I, Annie Rae, had come down to spend Christmas at “Raeburn,” the old family homestead. My grandmother and grand-father had been abroad for years, and this being the first Christmas for so long that the old house was opened, they wanted to fill it with bright young faces and merry laughter, to crowd out the voiceless memories which lurked in every corner, and so a whole party of us had come–cousins, first, second and third, in fact of all degrees. Speaking of cousins, isn’t it strange that very often the further removed the nearer they seem? At least George Stewart was only my third cousin by blood, and yet he always assumed more on the strength of our relationship than any of my first cousins, and somehow, in my own heart I did not mind it at all, though I did tease him so.

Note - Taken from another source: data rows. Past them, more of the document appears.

template <uint32_t NW, uint32_t LANES, bool RETRY>
__global__ __launch_bounds__(LANES, RETRY ? 1 : 5) void k_norm_chunk(DgParams p) {
    __shared__ uint16_t s_win[LANES * (NW + 2u)];
    const uint32_t g = threadIdx.x * gridDim.x + blockIdx.x;
    if (g >= p.n_chunks) return;
    if (dg_failed(p)) return;
    if (RETRY && p.ch_flag[g] != 2u) return;
    const uint32_t a = p.ch_aln[g];
    if (dg_askip(p, a)) { if (!RETRY) p.ch_flag[g] = 0; return; }
    const uint32_t c = g - p.ch_base[a], nwin = p.ch_base[a + 1] - p.ch_base[a];
    const uint64_t off = p.aln_off[a];
    const uint32_t len = p.aln_len[a];
    const uint8_t *q = p.q + off, *t = p.t + off;
    uint32_t flag = 0;
    DgChunkRun r;
    r.w = 0; r.tb = 0; r.dirty = false; r.overflow = false; r.badchar = false;
    uint32_t k0 = DG_CH_NONE, cn = c + 1;
    uint64_t src = 0;
    if (p.flags & DG_F_RAW) {
        if (c == 0) { k0 = 0; cn = nwin; flag = 1; }
    } else {
        k0 = dg_chunk_start(q, t, len, c);
        if (k0 != DG_CH_NONE) {
            uint16_t *win = s_win + threadIdx.x * (NW + 2u);
            src = (2ull * (off + k0) + 8ull * g + 7ull) & ~7ull;
            for (;;) {
                uint32_t k1 = len;
                for (; cn < nwin; cn++) {
                    const uint32_t s = dg_chunk_start(q, t, len, cn);
                    if (s != DG_CH_NONE) { k1 = s; break; }
                }
                if constexpr (NW == DG_NW) r = dg_norm_run_gc(q, t, len, k0, k1, win, p.norm_tmp + src);
                else r = dg_norm_run<NW>(q, t, len, k0, k1, win, p.norm_tmp + src);
                if (r.badchar) dg_fail_aln(p, a, DG_E_BADCHAR);
                if (r.overflow) { flag = RETRY ? 1u : 2u; break; }
                if (!r.dirty) break;
                cn++;
                uint32_t k2 = len;
                for (uint32_t x = cn; x < nwin; x++) {
                    const uint32_t s = dg_chunk_start(q, t, len, x);
                    if (s != DG_CH_NONE) { k2 = s; break; }
                }
                const unsigned long long need = (2ull * (k2 - k0) + 15ull) & ~7ull;
                const unsigned long long o = atomicAdd(&p.st->ovf_top, need);
                if (p.tmp_main + o + need > p.tmp_cap) { flag = 1; break; }
                src = p.tmp_main + o;
            }
        }
    }
    p.ch_k0[g] = k0; p.ch_next[g] = cn; p.ch_w[g] = r.w; p.ch_tb[g] = r.tb;
    p.ch_flag[g] = flag; p.ch_src[g] = src;
}

__global__ __launch_bounds__(64) void k_norm_scan(DgParams p) {
    const uint32_t a = blockIdx.x * 64 + threadIdx.x;
    if (a >= p.A) return;
    if (dg_failed(p)) return;
    if (dg_askip(p, a)) return;
    const uint32_t g0 = p.ch_base[a], g1 = p.ch_base[a + 1];
    bool redo = false;
    uint32_t m = 0, tbt = 0;
    for (uint32_t g = g0; g < g1;) {
        if (p.ch_k0[g] == DG_CH_NONE) { p.ch_out[g] = DG_CH_NONE; g++; continue; }
        redo |= p.ch_flag[g] != 0;
        p.ch_out[g] = m; p.ch_adv[g] = tbt;
        m += p.ch_w[g]; tbt += p.ch_tb[g];
        uint32_t nx = g0 + p.ch_next[g];
        if (nx > g1) nx = g1;
        for (uint32_t x = g + 1; x < nx; x++) p.ch_out[x] = DG_CH_NONE;
        g = nx;
    }
    if (redo) { p.n_hi[a] = DG_REDO; return; }
    const uint32_t trim = p.trim;
    uint32_t lbases = 0, rbases = 0, lo = 0, hi = m;
    for (uint32_t g = g0; g < g1 && lbases < trim && lo < m; g++) {
        if (p.ch_out[g] == DG_CH_NONE) continue;
        const uint32_t w = p.ch_w[g], tb = p.ch_tb[g];
        if (lbases + tb < trim) { lo += w; lbases += tb; continue; }
        const uint16_t *src = p.norm_tmp + p.ch_src[g];
        for (uint32_t x = 0; x < w && lbases < trim; x++) {
            if (DG_T(src[x]) != DG_GAP) lbases++;
            lo++;
        }
    }
    for (uint32_t g = g1; g > g0 && rbases < trim && hi > lo;) {
        g--;
        const uint32_t o = p.ch_out[g];
        if (o == DG_CH_NONE) continue;
        const uint32_t tb = p.ch_tb[g];
        if (o >= lo && rbases + tb < trim) { hi = o; rbases += tb; continue; }
        const uint16_t *src = p.norm_tmp + p.ch_src[g];
        while (rbases < trim && hi > lo && hi > o) {
            if (DG_T(src[--hi - o]) != DG_GAP) rbases++;
        }
    }
    p.n_lo[a] = lo; p.n_hi[a] = hi; p.n_start[a] = p.aln_start[a] + lbases; p.n_lb[a] = lbases;
    p.n_ins[a] = 0; p.n_del[a] = 0;
    atomicAdd(&p.st->n_columns, (unsigned long long)(hi - lo));
}

__device__ __forceinline__ uint4 dg_funnel_cols(const uint4 A, const uint4 B, const uint32_t h) {
    const bool w1 = (h >> 1) & 1u, w2 = (h >> 2) & 1u, half = h & 1u;
    const uint32_t u0 = w1 ? A.y : A.x, u1 = w1 ? A.z : A.y, u2 = w1 ? A.w : A.z, u3 = w1 ? B.x : A.w,
                   u4 = w1 ? B.y : B.x, u5 = w1 ? B.z : B.y, u6 = w1 ? B.w : B.z;
    const uint32_t t0 = w2 ? u2 : u0, t1 = w2 ? u3 : u1, t2 = w2 ? u4 : u2, t3 = w2 ? u5 : u3, t4 = w2 ? u6 : u4;
    uint4 r;
    r.x = half ? __builtin_amdgcn_alignbit(t1, t0, 16) : t0;
    r.y = half ? __builtin_amdgcn_alignbit(t2, t1, 16) : t1;
    r.z = half ? __builtin_amdgcn_alignbit(t3, t2, 16) : t2;
    r.w = half ? __builtin_amdgcn_alignbit(t4, t3, 16) : t3;
    return r;
}

__device__ __forceinline__ uint32_t dg_wave_excl(const uint32_t v, const int lane) {
    int incl = (int)v;
    incl += __builtin_amdgcn_update_dpp(0, incl, 0x111, 0xf, 0xf, false);
    incl += __builtin_amdgcn_update_dpp(0, incl, 0x112, 0xf, 0xf, false);
    incl += __builtin_amdgcn_update_dpp(0, incl, 0x114, 0xf, 0xf, false);
    incl += __builtin_amdgcn_update_dpp(0, incl, 0x118, 0xf, 0xf, false);
    incl += __builtin_amdgcn_update_dpp(0, incl, 0x142, 0xa, 0xf, false);
    incl += __builtin_amdgcn_update_dpp(0, incl, 0x143, 0xc, 0xf, false);
    (void)lane;
    return (uint32_t)incl - v;
}

template <typename CT>
__global__ __launch_bounds__(256) void k_norm_finish2(DgParams p) {
    const uint32_t g = blockIdx.x * 4u + (threadIdx.x >> 6);
    if (g >= p.n_chunks) return;
    if (dg_failed(p)) return;
    const int lane = threadIdx.x & 63;
    const uint32_t a = p.ch_aln[g];
    if (dg_askip(p, a)) return;
    const uint32_t o = p.ch_out[g];
    if (o == DG_CH_NONE) return;
    const uint32_t hi = p.n_hi[a];
    if (hi == DG_REDO) return;
    const uint32_t lo = p.n_lo[a], start = p.n_start[a], lb = p.n_lb[a];
    const uint32_t w = p.ch_w[g], adv0 = p.ch_adv[g];
    const uint16_t *src = p.norm_tmp + p.ch_src[g];
    const uint4 *src4 = reinterpret_cast<const uint4 *>(src);
    uint16_t *dst = p.norm + p.norm_off[a] + o;
    const bool graph = !(p.flags & DG_F_A1_ONLY);
    uint32_t t_idx = 0;
    CT *Cm = nullptr;
    if (graph) {
        t_idx = p.aln_tgt[a];
        if (p.tactive[t_idx]) Cm = static_cast<CT *>(p.matC) + p.matc_base[t_idx] + (uint64_t)(a - p.aln_begin[t_idx]) * p.matc_stride[t_idx];
    }
    const uint32_t tlen = graph ? p.tlen[t_idx] : 0xFFFFFFFFu;
    uint32_t *ck = p.ckpt + p.ck_base[a];
    const uint32_t ck_mask = (1u << p.emit_shift) - 1u;
    const uint32_t adv_init = adv0 > lb ? adv0 - lb : 0u;
    const uint32_t f0 = lo > o ? lo - o : 0u;
    const uint32_t f1 = hi > o ? (hi - o < w ? hi - o : w) : 0u;
    const bool any = f1 > f0;
    const uint32_t fspan = any ? f1 - f0 : 0u;
#define DG_FIN_CONF(A) (start >= 1u && ((A) == 0u || (uint64_t)start - 1u + (A) <= (uint64_t)tlen))
    const uint32_t h0 = (8u - (o & 7u)) & 7u;
    const uint32_t h = h0 < w ? h0 : w;
    const uint32_t nb = (w - h) / 8u, nvec = (w + 7u) / 8u;
    if ((uint32_t)lane < h) dst[lane] = src[lane];
    { const uint32_t x = h + 8u * nb + (uint32_t)lane; if (lane < 8 && x < w) dst[x] = src[x]; }
    uint4 *dst4 = reinterpret_cast<uint4 *>(dst + h);
    uint32_t adv_tile = adv_init, run_tile = 0, n_ins = 0, n_del = 0;
    for (uint32_t v0 = 0; v0 < nvec; v0 += 64u) {
        const uint32_t vl = v0 + (uint32_t)lane;
        const uint4 pc = vl < nvec ? src4[vl] : make_uint4(0, 0, 0, 0);
        const uint4 pn = vl + 1 < nvec ? src4[vl + 1] : make_uint4(0, 0, 0, 0);
        if (vl < nb) dst4[vl] = dg_funnel_cols(pc, pn, h);
        if (!any || 8u * v0 >= f1) continue;
        uint32_t advm = 0, insm = 0, delm = 0;
#pragma unroll
        for (uint32_t k = 0; k < 8u; k++) {
            const uint32_t wd = ((k >> 1) & 3u) == 0 ? pc.x : ((k >> 1) & 3u) == 1 ? pc.y : ((k >> 1) & 3u) == 2 ? pc.z : pc.w;
            const uint16_t c = (uint16_t)((k & 1u) ? wd >> 16 : wd & 0xffffu);
            const bool inw = 8u * vl + k < 8u * nvec && 8u * vl + k - f0 < fspan;
            const uint8_t qb = DG_Q(c), tb = DG_T(c);
            const bool adv = inw && (qb == tb || qb == DG_GAP);
            advm |= adv ? 1u << k : 0u;
            delm |= (adv && qb != tb) ? 1u << k : 0u;
            insm |= (inw && !adv && tb == DG_GAP) ? 1u << k : 0u;
        }
        const uint32_t nadv = (uint32_t)__popc(advm), nI = (uint32_t)__popc(insm);
        n_ins += nI; n_del += (uint32_t)__popc(delm);
        const uint32_t adv_lane = adv_tile + dg_wave_excl(nadv, lane);
        uint32_t sf = advm ? 1u : 0u;
        uint32_t sv = advm ? (uint32_t)__popc(insm & ~((2u << (31 - __clz((int)advm))) - 1u)) : nI;
#pragma unroll
        for (int d = 1; d < 64; d <<= 1) {
            const uint32_t pf = (uint32_t)__shfl_up((int)sf, d), pv = (uint32_t)__shfl_up((int)sv, d);
            if (lane >= d) { sv = sf ? sv : pv + sv; sf |= pf; }
        }
        uint32_t ef = (uint32_t)__shfl_up((int)sf, 1), ev = (uint32_t)__shfl_up((int)sv, 1);
        if (lane == 0) { ef = 0; ev = 0; }
        uint32_t run = ef ? ev : ev + run_tile;
        const uint32_t lf = (uint32_t)__builtin_amdgcn_readlane((int)sf, 63), lv = (uint32_t)__builtin_amdgcn_readlane((int)sv, 63);
        run_tile = lf ? lv : lv + run_tile;
        adv_tile += (uint32_t)__builtin_amdgcn_readlane((int)(adv_lane - adv_tile + nadv), 63);
        uint32_t adv = adv_lane;
        if (Cm && (advm | insm)) {
#pragma unroll
            for (uint32_t k = 0; k < 8u; k++) {
                if ((advm >> k) & 1u) {
                    const bool conf = DG_FIN_CONF(adv);
                    const uint32_t x = 8u * vl + k;
                    if (conf && ((start + adv) & ck_mask) == 0 && start + adv <= tlen + 1 && !(x == 0 && o > lo))
                        ck[(start + adv) >> p.emit_shift] = o + x - run;
                    if (run && conf && start + adv <= tlen + 1) dg_store_run(p, Cm + (start + adv), run);
                    run = 0;
                    adv++;
                } else if ((insm >> k) & 1u) run++;
            }
        }
    }
    {
        const uint32_t adv = adv_tile, run = run_tile;
        const bool conf = DG_FIN_CONF(adv);
        if (lane == 0) {
            if (any && Cm && conf && ((start + adv) & ck_mask) == 0 && start + adv <= tlen + 1 && (o + f1 < hi || run))
                ck[(start + adv) >> p.emit_shift] = o + f1 - run;
            if (run && Cm && conf && start + adv <= tlen + 1) dg_store_run(p, Cm + (start + adv), run);
            if (graph && any && !conf) dg_fail_aln(p, a, DG_E_NONCONF);
        }
    }
    {
        const uint32_t ti = dg_wave_excl(n_ins, lane) + n_ins, td = dg_wave_excl(n_del, lane) + n_del;
        if (lane == 63) { if (ti) atomicAdd(&p.n_ins[a], ti); if (td) atomicAdd(&p.n_del[a], td); }
    }
#undef DG_FIN_CONF
}

template <typename CT>
__global__ __launch_bounds__(64) void k_normalize_slow(DgParams p) {
    const uint32_t a = blockIdx.x * 64 + threadIdx.x;
    if (a >= p.A) return;
    if (dg_failed(p)) return;
    if (dg_askip(p, a)) return;
    if (p.n_hi[a] != DG_REDO) return;
    const uint64_t off = p.aln_off[a];
    const uint32_t len = p.aln_len[a];
    const uint8_t *q = p.q + off, *t = p.t + off;
    uint16_t *buf = p.norm + p.norm_off[a];
    const bool raw = (p.flags & DG_F_RAW) != 0;
    uint32_t n = 0;
    for (uint32_t i = 0; i < len; i++) {
        uint8_t qb = q[i], tb = t[i];
        if (qb < 33 || qb > 126 || tb < 33 || tb > 126) dg_fail_aln(p, a, DG_E_BADCHAR);
        if (!raw) {
            if (qb == '.') qb = DG_GAP;
            if (tb == '.') tb = DG_GAP;
            if (qb != tb && qb != DG_GAP && tb != DG_GAP) {
                buf[n++] = DG_COL(DG_GAP, tb);
                buf[n++] = DG_COL(qb, DG_GAP);
                continue;
            }
        }
        buf[n++] = DG_COL(qb, tb);
    }
    uint32_t m = n;
    if (!raw) {
        uint32_t w = 0, jt = 0, jq = 0;
        for (uint32_t i = 0; i < n; i++) {
            uint16_t c = buf[i];
            uint8_t qi = DG_Q(c), ti = DG_T(c);
            if (i + 1 < n) {
                if (ti == DG_GAP) {
                    if (jt <= i) jt = i + 1;
                    while (jt < n && DG_T(buf[jt]) == DG_GAP) jt++;
                    if (jt < n) {
                        uint16_t cj = buf[jt];
                        if (DG_T(cj) == qi) { ti = qi; buf[jt] = DG_COL(DG_Q(cj), DG_GAP); }
                    }
                }
                if (qi == DG_GAP) {
                    if (jq <= i) jq = i + 1;
                    while (jq < n && DG_Q(buf[jq]) == DG_GAP) jq++;
                    if (jq < n) {
                        uint16_t cj = buf[jq];
                        if (DG_Q(cj) == ti) { qi = ti; buf[jq] = DG_COL(DG_GAP, DG_T(cj)); }
                    }
                }
            }
            if (qi != DG_GAP || ti != DG_GAP) buf[w++] = DG_COL(qi, ti);
        }
        m = w;
    }
    dg_finish_alignment<CT>(p, a, buf, m);
}

__device__ __forceinline__ uint32_t dg_pool_words(uint32_t tlen, uint32_t n_ins, uint32_t n_del,
                                                  uint32_t k, uint32_t growth_pct, uint32_t *fixed_words) {
    const uint64_t capb = dg_capb(k);
    const uint64_t fixed = 3ull * n_ins + (uint64_t)(tlen + 2) * 3ull * capb;
    const uint64_t spill = 3ull * ((uint64_t)n_ins + n_del + 2ull * k) + 64ull;
    const uint64_t growth = (fixed * growth_pct) / 100ull + spill + 256ull;
    *fixed_words = (uint32_t)fixed;
    const uint64_t tot = fixed + growth;
    return tot > 0xFFFFFFF0ull ? 0xFFFFFFF0u : (uint32_t)tot;
}

__global__ __launch_bounds__(1024) void k_carve(DgParams p) {
    __shared__ unsigned long long s_scan[1024];
    __shared__ unsigned long long s_carry_nodes, s_carry_pool;
    if (dg_failed(p)) return;
    const uint32_t tid = threadIdx.x;
    if (tid == 0) { s_carry_nodes = 0; s_carry_pool = 0; }
    __syncthreads();
    for (uint32_t t0 = 0; t0 < p.T; t0 += 1024) {
        const uint32_t t = t0 + tid;
        unsigned long long nodes = 0, poolw = 0;
        uint32_t fixed_words = 0, ins = 0;
        if (t < p.T && !dg_tskip(p, t)) {
            uint32_t del = 0;
            const uint64_t b = p.aln_begin[t], e = p.aln_begin[t + 1];
            for (uint64_t a = b; a < e; a++) { ins += p.n_ins[a]; del += p.n_del[a]; }
            nodes = (unsigned long long)p.tlen[t] + 2ull + ins;
            poolw = dg_pool_words(p.tlen[t], ins, del, (uint32_t)(e - b), p.growth_pct, &fixed_words);
            if (nodes > DG_MAX_NODES || poolw > 0x3FFFFFFFull) {
                dg_fail_target(p, t, DG_E_TOO_BIG);
                nodes = 0; poolw = 0; fixed_words = 0;
            }
        }
        s_scan[tid] = nodes;
        __syncthreads();
        for (uint32_t o = 1; o < 1024; o <<= 1) {
            unsigned long long v = tid >= o ? s_scan[tid - o] : 0;
            __syncthreads();
            s_scan[tid] += v;
            __syncthreads();
        }
        unsigned long long node_excl = s_scan[tid] - nodes + s_carry_nodes;
        unsigned long long node_tot = s_scan[1023];
        __syncthreads();
        s_scan[tid] = poolw;
        __syncthreads();
        for (uint32_t o = 1; o < 1024; o <<= 1) {
            unsigned long long v = tid >= o ? s_scan[tid - o] : 0;
            __syncthreads();
            s_scan[tid] += v;
            __syncthreads();
        }
        unsigned long long pool_excl = s_scan[tid] - poolw + s_carry_pool;
        unsigned long long pool_tot = s_scan[1023];
        __syncthreads();
        if (t < p.T) {
            p.node_base[t] = node_excl;
            p.n_nodes[t] = (uint32_t)nodes;
            p.pool_base[t] = pool_excl;
            p.pool_size[t] = (uint32_t)poolw;
            p.pool_top[t] = fixed_words;
            p.t_nins[t] = ins;
        }
        if (tid == 0) { s_carry_nodes += node_tot; s_carry_pool += pool_tot; }
        __syncthreads();
    }
    if (tid == 0) {
        p.st->node_need = s_carry_nodes;
        p.st->pool_need = s_carry_pool;
        if (s_carry_nodes > p.node_cap) dg_fail(p, DG_E_NODE_OVF);
        if (s_carry_pool > p.pool_cap) dg_fail(p, DG_E_POOL_OVF);
    }
}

But I must go on with my story. It was Christmas Eve, and the old house was quiet at last. We girls had all gone to our rooms after a merry evening together. Fannie and Rose had the room near grandma’s, while Kate and Lillie were just opposite. Some one had to sleep alone at the other of the hall, and after long consultation, it was decided that I should go, for I had rashly boasted of never being afraid. I will confess to feeling a little lonely when all was quiet, and the deep shadows in the corners of the room seemed very dark, for the light of my candle did not reach far. There were three doors in my room, and fastening securely the one leading into the entry, I merely turned the handles of the others, and finding them locked inside, did not care to explore any further just then.  I must have been a long time undressing, for the clock struck the hour of midnight as I put my light out. Even then I could not sleep, but found myself wondering what was behind those doors that I had not opened, and I determined to have a regular exploring expedition the next day. There were so many romantic stories to this old house. I had even heard hints of staircases, shut up rooms, &c., and had always delighted in mysteries.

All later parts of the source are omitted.